▶ **WORK TO BE COMPLETED**:
Please copy exactly the lines that run from the start of the entries to the line containing "uint32_t cm = ~0u << lo_cut;", inclusive.

[Items from a dataset]

template <int LB>
__device__ int grid_race_bb_row(const LDS uint8_t* lab, int n, int W, int H, int q, int row,
                                bool need, int vr, int vc, uint32_t a, uint32_t am4, uint32_t lk,
                                uint32_t& nodes, uint32_t& degs) {
  const int r = vr - 8 + q, c0 = vc - 16;
  const bool rin = (r >= 0) & (r < H);
  uint32_t A = eq_bits32<LB>(lab, n, (rin ? r : vr) * W + c0, a);
  const int lo_cut = c0 < 0 ? -c0 : 0;
  const int hi_n = W - c0;
  uint32_t cm = ~0u << lo_cut;
  if (hi_n < 32) cm &= (1u << hi_n) - 1u;
  A &= rin ? cm : 0u;
  if (q == 8) A &= ~(1u << 16);
  uint32_t E = ((q == 0) & (r > 0)) | ((q == 15) & (r < H - 1)) ? ~0u : 0u;
  if (c0 > 0) E |= 1u;
  if (c0 + 31 < W - 1) E |= 1u << 31;
  E &= A;
  uint32_t F[4];
#pragma unroll
  for (int d = 0; d < 4; ++d) {
    const int sl = d == 0 ? 7 : (d == 3 ? 9 : 8), sb = d == 1 ? 15 : (d == 2 ? 17 : 16);
    F[d] = (q == sl && ((am4 >> d) & 1u)) ? (1u << sb) : 0u;
  }
  uint32_t M = 0x8421u;
  auto unite = [&](int i, int j) {
    const uint32_t m = ((M >> (4 * i)) | (M >> (4 * j))) & 15u;
#pragma unroll
    for (int d = 0; d < 4; ++d)
      M = ((m >> d) & 1u) ? (M & ~(15u << (4 * d))) | (m << (4 * d)) : M;
  };
  if (lk & 1u) unite(0, 2);
  if (lk & 2u) unite(2, 3);
  if (lk & 4u) unite(3, 1);
  if (lk & 8u) unite(1, 0);
  auto n_classes = [&]() {
    int nc = 0;
#pragma unroll
    for (int d = 0; d < 4; ++d)
      nc += (int)(((am4 >> d) & 1u) && (__ffs((M >> (4 * d)) & 15u) - 1) == d);
    return nc;
  };
  uint32_t V = F[0] | F[1] | F[2] | F[3];
  int verdict = need ? -2 : -1;
  uint32_t P = 0;
  while (ballot(verdict == -2)) {
    const bool run = verdict == -2;
    const uint32_t lvl = F[0] | F[1] | F[2] | F[3];
    if (run && n_classes() == 1) {
      verdict = 1;
      P = V & ~lvl;
    }
    const bool esc = rowbits(ballot((lvl & E) != 0u), row) != 0u;
    if (verdict == -2 && esc) verdict = -3;
    const bool go = verdict == -2;
    uint32_t D[4], nw = 0;
#pragma unroll
    for (int d = 0; d < 4; ++d) {
      D[d] = ((am4 >> d) & 1u) ? dilate_row(F[d]) & A : 0u;
      nw |= D[d];
    }
    nw &= ~V;
#pragma unroll
    for (int i = 0; i < 4; ++i)
#pragma unroll
      for (int j = i + 1; j < 4; ++j) {
        const bool cand = go && ((am4 >> i) & 1u) && ((am4 >> j) & 1u) && !((M >> (4 * i + j)) & 1u);
        if (rowbits(ballot(cand && (D[i] & (F[j] | (D[j] & nw))) != 0u), row)) unite(i, j);
      }
    uint32_t reach = 0;
#pragma unroll
    for (int d = 0; d < 4; ++d) {
      const uint32_t fd = D[d] & nw;
      F[d] = go ? fd : F[d];
      reach |= rowbits(ballot(fd != 0u), row) ? (1u << d) : 0u;
    }
    if (go) {
      P = V;
      if (n_classes() == 1) {
        verdict = 1;
      } else {
        bool closed = false;
#pragma unroll
        for (int d = 0; d < 4; ++d)
          closed |= ((am4 >> d) & 1u) && (reach & (M >> (4 * d)) & 15u) == 0u;
        if (closed)
          verdict = 0;
        else
          V |= nw;
      }
    }
  }
  if (verdict < 0) return -1;
  const uint32_t pc = (uint32_t)__popc(P);
  uint32_t dg = pc * (uint32_t)((r > 0) + (r < H - 1) + 2);
  if (c0 <= 0) dg -= (P >> (-c0)) & 1u;
  if (hi_n <= 32) dg -= (P >> (hi_n - 1)) & 1u;
  nodes = row_sum(pc);
  degs = row_sum(dg);
  return verdict;
}

__device__ __forceinline__ uint32_t lane_read(uint32_t x, int L) {
  return (uint32_t)__builtin_amdgcn_ds_bpermute(L << 2, (int)x);
}
template <int R>
__device__ __forceinline__ uint32_t grp_sum(uint32_t x, int gb, int q) {
  uint32_t t = 0;
#pragma unroll
  for (int s = 0; s < R; ++s) t += lane_read(x, gb + s * ROW + q);
  return t;
}
template <int R>
__device__ __forceinline__ uint64_t grp_sum64(uint64_t x, int gb, int q) {
  uint64_t t = 0;
#pragma unroll
  for (int s = 0; s < R; ++s)
    t += (uint64_t)lane_read((uint32_t)x, gb + s * ROW + q) |
         ((uint64_t)lane_read((uint32_t)(x >> 32), gb + s * ROW + q) << 32);
  return t;
}

__device__ __forceinline__ void scr_clear(LDS uint8_t* scr, int x) {
  __atomic_fetch_and(PK<4>::word(scr, x), ~(15u << PK<4>::shift(x)), __ATOMIC_RELAXED);
}

template <int LB>
__device__ bool grid_race(const LDS uint8_t* lab, LDS uint8_t* scr, LDS uint32_t* list,
                          GLB uint32_t* spill, int qcap, int W, int H, GDiv gd, int lane,
                          int v, uint32_t a, int m, int src, uint64_t cls, uint64_t& bfs_nodes,
                          uint64_t& bfs_deg) {
  using P = PK<LB>;
  using S = PK<4>;
  auto list_get = [&](int i) -> uint32_t {
    const uint32_t in_lds = list[i < qcap ? i : qcap - 1];
    uint32_t in_hbm = 0;
    if (i >= qcap) in_hbm = spill[i - qcap];
    return i < qcap ? in_lds : in_hbm;
  };
  auto list_put = [&](int i, uint32_t x) {
    if (i < qcap) list[i] = x;
    if (i >= qcap) spill[i - qcap] = x;
  };
  if (lane == 0) S::axor(scr, v, SCR_BLOCK);
  if (lane < m) {
    S::axor(scr, src, 1u + (uint32_t)lane);
    list_put(lane, (uint32_t)src);
  }
  lds_order();
  int nl = m, lb = 0, le = m;
  uint32_t my_deg = 0;
  int verdict = -1;
  for (;;) {
    uint64_t rep = ballot(lane < m && (__ffsll((unsigned long long)cls) - 1) == lane);
    if (__popcll(rep) == 1) {
      verdict = 1;
      break;
    }
    uint64_t pushed_src = 0;
    for (int base = lb; base < le; base += WAVE) {
      const int idx = base + lane;
      const bool act = idx < le;
      const int x = act ? (int)list_get(idx) : 0;
      const uint32_t o = act ? S::get(scr, x) - 1u : 0u;
      const int xr = gd(x);
      const int xc = x - mulW(xr, W);
      if (act) my_deg += (uint32_t)((xr > 0) + (xc > 0) + (xc < W - 1) + (xr < H - 1));
      bfs_nodes += (uint64_t)__popcll(ballot(act));
#pragma unroll
      for (int j = 0; j < 4; ++j) {
        int y = -1;
        if (act) {
          if (j == 0 && xr > 0) y = x - W;
          if (j == 1 && xc > 0) y = x - 1;
          if (j == 2 && xc < W - 1) y = x + 1;
          if (j == 3 && xr < H - 1) y = x + W;
        }
        bool push = false, req = false;
        uint32_t other = 0;
        if (y >= 0 && P::get(lab, y) == a) {
          const uint32_t got = S::claim(scr, y, 0u, 1u + o);
          if (got == 0u) {
            push = true;
          } else if (got - 1u < (uint32_t)m) {
            req = true;
            other = got - 1u;
          }
        }
        const uint64_t pm = ballot(push);
        if (push) list_put(nl + (int)mbcnt(pm), (uint32_t)y);
        nl += __popcll(pm);
        if (pm) {
          for (int si = 0; si < m; ++si)
            pushed_src |= ballot(push && o == (uint32_t)si) ? (1ull << si) : 0ull;
        }
        uint64_t rm = ballot(req && o != other);
        while (rm) {
          const int Lr = __ffsll((unsigned long long)rm) - 1;
          rm &= rm - 1;
          const int o1 = rdl((int32_t)o, Lr), o2 = rdl((int32_t)other, Lr);
          const uint64_t m1 = rdl64(cls, o1), m2 = rdl64(cls, o2);
          if (m1 != m2) {
            const uint64_t nm = m1 | m2;
            if (lane < m && ((nm >> lane) & 1ull)) cls = nm;
          }
        }
      }
      if (nl > qcap) __threadfence_block();
    }
    lds_order();
    lb = le;
    le = nl;
    rep = ballot(lane < m && (__ffsll((unsigned long long)cls) - 1) == lane);
    if (__popcll(rep) == 1) {
      verdict = 1;
      break;
    }
    const bool closed = lane < m && ((rep >> lane) & 1ull) && ((cls & pushed_src) == 0ull);
    if (ballot(closed)) {
      verdict = 0;
      break;
    }
  }
  bfs_deg += wave_sum(my_deg);
  for (int base = 0; base < nl; base += WAVE) {
    const int idx = base + lane;
    if (idx < nl) scr_clear(scr, (int)list_get(idx));
  }
  if (lane == 0) scr_clear(scr, v);
  lds_order();
  return verdict == 1;
}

▶ **ANSWER TO THIS TASK**:
template <int LB>
__device__ int grid_race_bb_row(const LDS uint8_t* lab, int n, int W, int H, int q, int row,
                                bool need, int vr, int vc, uint32_t a, uint32_t am4, uint32_t lk,
                                uint32_t& nodes, uint32_t& degs) {
  const int r = vr - 8 + q, c0 = vc - 16;
  const bool rin = (r >= 0) & (r < H);
  uint32_t A = eq_bits32<LB>(lab, n, (rin ? r : vr) * W + c0, a);
  const int lo_cut = c0 < 0 ? -c0 : 0;
  const int hi_n = W - c0;
  uint32_t cm = ~0u << lo_cut;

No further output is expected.